(Dataset excerpts)
[Start of Attachment]

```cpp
int kd_lidar_seg_max_fwd(const float* y, const float* sc, const float* sh, int act, const int* seg_start, const int* perm,
                         const int* row_sorted, float* grid, int64_t P, int64_t ncells, int C, void* stream) {
  KD_REQUIRE(y && sc && sh && seg_start && grid && ncells > 0, KD_ERR_ARG, "kd_lidar_seg_max_fwd: bad args");
  KD_REQUIRE(C == 64 || C == 128 || C == 256, KD_ERR_SHAPE, "kd_lidar_seg_max_fwd: C must be 64, 128 or 256 (got %d)", C);
  KD_REQUIRE(act == KD_ACT_RELU || act == KD_ACT_RELU6, KD_ERR_ARG, "kd_lidar_seg_max_fwd: needs a non-negative activation");
  const bool chunked = row_sorted != nullptr && perm == nullptr && P > 0;
  SegArgs a{y, sc, sh, act, seg_start, perm, grid, nullptr, nullptr, nullptr, nullptr, nullptr, ncells, C,
            chunked ? SEG_LONG : 0, row_sorted, nullptr, 0};
  const dim3 gr(seg_grid(ncells)), bl(256);
  hipStream_t st = (hipStream_t)stream;
#define KD_SEG_LAUNCH(kern)                                                                          \
  do {                                                                                              \
    if (C == 64) { if (perm) hipLaunchKernelGGL((kern<1, true>), gr, bl, 0, st, a); else hipLaunchKernelGGL((kern<1, false>), gr, bl, 0, st, a); } \
    else if (C == 128) { if (perm) hipLaunchKernelGGL((kern<2, true>), gr, bl, 0, st, a); else hipLaunchKernelGGL((kern<2, false>), gr, bl, 0, st, a); } \
    else { if (perm) hipLaunchKernelGGL((kern<4, true>), gr, bl, 0, st, a); else hipLaunchKernelGGL((kern<4, false>), gr, bl, 0, st, a); } \
  } while (0)
  KD_SEG_LAUNCH(seg_max_fwd_kernel);
  if (chunked) {
    const dim3 gl(seg_long_grid(P));
    if (C == 64) hipLaunchKernelGGL((seg_long_kernel<1, 0>), gl, bl, 0, st, a);
    else if (C == 128) hipLaunchKernelGGL((seg_long_kernel<2, 0>), gl, bl, 0, st, a);
    else hipLaunchKernelGGL((seg_long_kernel<4, 0>), gl, bl, 0, st, a);
  }
  return kd_check_launch("kd_lidar_seg_max_fwd");
}

int64_t kd_lidar_seg_stat_rows(int64_t ncells) { return seg_grid(ncells); }

int kd_lidar_seg_max_bwd(const float* y, const float* sc, const float* sh, int act, const float* grid, const float* dout,
                         const float* mean, const float* invstd, const int* seg_start, const int* perm,
                         const int* row_of_point, float* G, float* partial, int64_t P, int64_t ncells, int C, void* stream) {
  KD_REQUIRE(y && sc && sh && grid && dout && mean && invstd && seg_start && row_of_point && G && partial && P > 0 && ncells > 0,
             KD_ERR_ARG, "kd_lidar_seg_max_bwd: bad args");
  KD_REQUIRE(act != KD_ACT_RELU6, KD_ERR_ARG, "kd_lidar_seg_max_bwd: ReLU6 is not supported in the scatter-max backward (a saturated maximum has derivative 0; the holder split here is ReLU's)");
  KD_REQUIRE(C == 64 || C == 128 || C == 256, KD_ERR_SHAPE, "kd_lidar_seg_max_bwd: C must be 64, 128 or 256 (got %d)", C);
  SegArgs a{y, sc, sh, act, seg_start, perm, const_cast<float*>(grid), dout, mean, invstd, G, partial, ncells, C, 0, nullptr, nullptr, 0};
  const dim3 gr(seg_grid(ncells)), bl(256);
  hipStream_t st = (hipStream_t)stream;
  const int c4 = C / 4;
  const int64_t per_block = (int64_t)(256 / c4) * 16;
  hipLaunchKernelGGL(seg_zero_invalid_kernel, dim3((unsigned)((P + per_block - 1) / per_block)), dim3(256), 0, st, row_of_point, G, P, c4);
  KD_SEG_LAUNCH(seg_max_bwd_kernel);
#undef KD_SEG_LAUNCH
  return kd_check_launch("kd_lidar_seg_max_bwd");
}

int64_t kd_lidar_seg_share_stat_rows(int64_t ncells, int64_t P) { return seg_grid(ncells) + seg_long_grid(P); }

int kd_lidar_seg_share_bwd(const float* y, const float* sc, const float* sh, int act, const float* grid, const float* dout,
                           const float* mean, const float* invstd, const int* seg_start, const int* row_sorted, float* share,
                           float* cnt_ws, float* partial, int64_t P, int64_t ncells, int C, void* stream) {
  KD_REQUIRE(y && sc && sh && grid && dout && mean && invstd && seg_start && row_sorted && share && cnt_ws && partial && ncells > 0 && P > 0,
             KD_ERR_ARG, "kd_lidar_seg_share_bwd: bad args");
  KD_REQUIRE(act != KD_ACT_RELU6, KD_ERR_ARG, "kd_lidar_seg_share_bwd: ReLU6 is not supported in the scatter-max backward (a saturated maximum has derivative 0; the holder split here is ReLU's)");
  KD_REQUIRE(C == 64 || C == 128 || C == 256, KD_ERR_SHAPE, "kd_lidar_seg_share_bwd: C must be 64, 128 or 256 (got %d)", C);
  SegArgs a{y, sc, sh, act, seg_start, nullptr, const_cast<float*>(grid), dout, mean, invstd, share, partial, ncells, C,
            SEG_LONG, row_sorted, cnt_ws, seg_grid(ncells)};
  const dim3 gr(seg_grid(ncells)), gl(seg_long_grid(P)), bl(256);
  hipStream_t st = (hipStream_t)stream;
  if (C == 64) {
    hipLaunchKernelGGL((seg_max_bwd_kernel<1, false, true>), gr, bl, 0, st, a);
    hipLaunchKernelGGL((seg_long_kernel<1, 1>), gl, bl, 0, st, a);
    hipLaunchKernelGGL((seg_long_kernel<1, 2>), gl, bl, 0, st, a);
  } else if (C == 128) {
    hipLaunchKernelGGL((seg_max_bwd_kernel<2, false, true>), gr, bl, 0, st, a);
    hipLaunchKernelGGL((seg_long_kernel<2, 1>), gl, bl, 0, st, a);
    hipLaunchKernelGGL((seg_long_kernel<2, 2>), gl, bl, 0, st, a);
  } else {
    hipLaunchKernelGGL((seg_max_bwd_kernel<4, false, true>), gr, bl, 0, st, a);
    hipLaunchKernelGGL((seg_long_kernel<4, 1>), gl, bl, 0, st, a);
    hipLaunchKernelGGL((seg_long_kernel<4, 2>), gl, bl, 0, st, a);
  }
  return kd_check_launch("kd_lidar_seg_share_bwd");
}

int kd_lidar_seg_hold_fwd(const float* y, const float* sc, const float* sh, int act, const int* seg_start, const int* row_sorted,
                          float* grid, float* rawmax, uint8_t* holders, int64_t P, int64_t ncells, int C, void* stream) {
  KD_REQUIRE(y && sc && sh && seg_start && row_sorted && grid && rawmax && holders && ncells > 0 && P > 0, KD_ERR_ARG,
             "kd_lidar_seg_hold_fwd: bad args");
  KD_REQUIRE(C == 64 || C == 128 || C == 256, KD_ERR_SHAPE, "kd_lidar_seg_hold_fwd: C must be 64, 128 or 256 (got %d)", C);
  KD_REQUIRE(act == KD_ACT_RELU || act == KD_ACT_RELU6, KD_ERR_ARG, "kd_lidar_seg_hold_fwd: needs a non-negative activation");
  KD_REQUIRE((uintptr_t)holders % 4 == 0, KD_ERR_ARG, "kd_lidar_seg_hold_fwd: holders must be 4-byte aligned");
  SegArgs a{y, sc, sh, act, seg_start, nullptr, grid, nullptr, nullptr, nullptr, nullptr, nullptr, ncells, C,
            SEG_LONG, row_sorted, nullptr, 0, rawmax, holders};
// ... 46 lines not shown
```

[End of Attachment]

Exercise requirements
In your answer, repeat each of the records exactly.

Solution to this problem
```cpp
int kd_lidar_seg_max_fwd(const float* y, const float* sc, const float* sh, int act, const int* seg_start, const int* perm,
                         const int* row_sorted, float* grid, int64_t P, int64_t ncells, int C, void* stream) {
  KD_REQUIRE(y && sc && sh && seg_start && grid && ncells > 0, KD_ERR_ARG, "kd_lidar_seg_max_fwd: bad args");
  KD_REQUIRE(C == 64 || C == 128 || C == 256, KD_ERR_SHAPE, "kd_lidar_seg_max_fwd: C must be 64, 128 or 256 (got %d)", C);
  KD_REQUIRE(act == KD_ACT_RELU || act == KD_ACT_RELU6, KD_ERR_ARG, "kd_lidar_seg_max_fwd: needs a non-negative activation");
  const bool chunked = row_sorted != nullptr && perm == nullptr && P > 0;
  SegArgs a{y, sc, sh, act, seg_start, perm, grid, nullptr, nullptr, nullptr, nullptr, nullptr, ncells, C,
            chunked ? SEG_LONG : 0, row_sorted, nullptr, 0};
  const dim3 gr(seg_grid(ncells)), bl(256);
  hipStream_t st = (hipStream_t)stream;
#define KD_SEG_LAUNCH(kern)                                                                          \
  do {                                                                                              \
    if (C == 64) { if (perm) hipLaunchKernelGGL((kern<1, true>), gr, bl, 0, st, a); else hipLaunchKernelGGL((kern<1, false>), gr, bl, 0, st, a); } \
    else if (C == 128) { if (perm) hipLaunchKernelGGL((kern<2, true>), gr, bl, 0, st, a); else hipLaunchKernelGGL((kern<2, false>), gr, bl, 0, st, a); } \
    else { if (perm) hipLaunchKernelGGL((kern<4, true>), gr, bl, 0, st, a); else hipLaunchKernelGGL((kern<4, false>), gr, bl, 0, st, a); } \
  } while (0)
  KD_SEG_LAUNCH(seg_max_fwd_kernel);
  if (chunked) {
    const dim3 gl(seg_long_grid(P));
    if (C == 64) hipLaunchKernelGGL((seg_long_kernel<1, 0>), gl, bl, 0, st, a);
    else if (C == 128) hipLaunchKernelGGL((seg_long_kernel<2, 0>), gl, bl, 0, st, a);
    else hipLaunchKernelGGL((seg_long_kernel<4, 0>), gl, bl, 0, st, a);
  }
  return kd_check_launch("kd_lidar_seg_max_fwd");
}

int64_t kd_lidar_seg_stat_rows(int64_t ncells) { return seg_grid(ncells); }

int kd_lidar_seg_max_bwd(const float* y, const float* sc, const float* sh, int act, const float* grid, const float* dout,
                         const float* mean, const float* invstd, const int* seg_start, const int* perm,
                         const int* row_of_point, float* G, float* partial, int64_t P, int64_t ncells, int C, void* stream) {
  KD_REQUIRE(y && sc && sh && grid && dout && mean && invstd && seg_start && row_of_point && G && partial && P > 0 && ncells > 0,
             KD_ERR_ARG, "kd_lidar_seg_max_bwd: bad args");
  KD_REQUIRE(act != KD_ACT_RELU6, KD_ERR_ARG, "kd_lidar_seg_max_bwd: ReLU6 is not supported in the scatter-max backward (a saturated maximum has derivative 0; the holder split here is ReLU's)");
  KD_REQUIRE(C == 64 || C == 128 || C == 256, KD_ERR_SHAPE, "kd_lidar_seg_max_bwd: C must be 64, 128 or 256 (got %d)", C);
  SegArgs a{y, sc, sh, act, seg_start, perm, const_cast<float*>(grid), dout, mean, invstd, G, partial, ncells, C, 0, nullptr, nullptr, 0};
  const dim3 gr(seg_grid(ncells)), bl(256);
  hipStream_t st = (hipStream_t)stream;
  const int c4 = C / 4;
  const int64_t per_block = (int64_t)(256 / c4) * 16;
  hipLaunchKernelGGL(seg_zero_invalid_kernel, dim3((unsigned)((P + per_block - 1) / per_block)), dim3(256), 0, st, row_of_point, G, P, c4);
  KD_SEG_LAUNCH(seg_max_bwd_kernel);
#undef KD_SEG_LAUNCH
  return kd_check_launch("kd_lidar_seg_max_bwd");
}

int64_t kd_lidar_seg_share_stat_rows(int64_t ncells, int64_t P) { return seg_grid(ncells) + seg_long_grid(P); }

int kd_lidar_seg_share_bwd(const float* y, const float* sc, const float* sh, int act, const float* grid, const float* dout,
                           const float* mean, const float* invstd, const int* seg_start, const int* row_sorted, float* share,
                           float* cnt_ws, float* partial, int64_t P, int64_t ncells, int C, void* stream) {
  KD_REQUIRE(y && sc && sh && grid && dout && mean && invstd && seg_start && row_sorted && share && cnt_ws && partial && ncells > 0 && P > 0,
             KD_ERR_ARG, "kd_lidar_seg_share_bwd: bad args");
  KD_REQUIRE(act != KD_ACT_RELU6, KD_ERR_ARG, "kd_lidar_seg_share_bwd: ReLU6 is not supported in the scatter-max backward (a saturated maximum has derivative 0; the holder split here is ReLU's)");
  KD_REQUIRE(C == 64 || C == 128 || C == 256, KD_ERR_SHAPE, "kd_lidar_seg_share_bwd: C must be 64, 128 or 256 (got %d)", C);
  SegArgs a{y, sc, sh, act, seg_start, nullptr, const_cast<float*>(grid), dout, mean, invstd, share, partial, ncells, C,
            SEG_LONG, row_sorted, cnt_ws, seg_grid(ncells)};
  const dim3 gr(seg_grid(ncells)), gl(seg_long_grid(P)), bl(256);
  hipStream_t st = (hipStream_t)stream;
  if (C == 64) {
    hipLaunchKernelGGL((seg_max_bwd_kernel<1, false, true>), gr, bl, 0, st, a);
    hipLaunchKernelGGL((seg_long_kernel<1, 1>), gl, bl, 0, st, a);
    hipLaunchKernelGGL((seg_long_kernel<1, 2>), gl, bl, 0, st, a);
  } else if (C == 128) {
    hipLaunchKernelGGL((seg_max_bwd_kernel<2, false, true>), gr, bl, 0, st, a);
    hipLaunchKernelGGL((seg_long_kernel<2, 1>), gl, bl, 0, st, a);
    hipLaunchKernelGGL((seg_long_kernel<2, 2>), gl, bl, 0, st, a);
  } else {
    hipLaunchKernelGGL((seg_max_bwd_kernel<4, false, true>), gr, bl, 0, st, a);
    hipLaunchKernelGGL((seg_long_kernel<4, 1>), gl, bl, 0, st, a);
    hipLaunchKernelGGL((seg_long_kernel<4, 2>), gl, bl, 0, st, a);
  }
  return kd_check_launch("kd_lidar_seg_share_bwd");
}

int kd_lidar_seg_hold_fwd(const float* y, const float* sc, const float* sh, int act, const int* seg_start, const int* row_sorted,
                          float* grid, float* rawmax, uint8_t* holders, int64_t P, int64_t ncells, int C, void* stream) {
  KD_REQUIRE(y && sc && sh && seg_start && row_sorted && grid && rawmax && holders && ncells > 0 && P > 0, KD_ERR_ARG,
             "kd_lidar_seg_hold_fwd: bad args");
  KD_REQUIRE(C == 64 || C == 128 || C == 256, KD_ERR_SHAPE, "kd_lidar_seg_hold_fwd: C must be 64, 128 or 256 (got %d)", C);
  KD_REQUIRE(act == KD_ACT_RELU || act == KD_ACT_RELU6, KD_ERR_ARG, "kd_lidar_seg_hold_fwd: needs a non-negative activation");
  KD_REQUIRE((uintptr_t)holders % 4 == 0, KD_ERR_ARG, "kd_lidar_seg_hold_fwd: holders must be 4-byte aligned");
  SegArgs a{y, sc, sh, act, seg_start, nullptr, grid, nullptr, nullptr, nullptr, nullptr, nullptr, ncells, C,
            SEG_LONG, row_sorted, nullptr, 0, rawmax, holders};
// ... 46 lines not shown
```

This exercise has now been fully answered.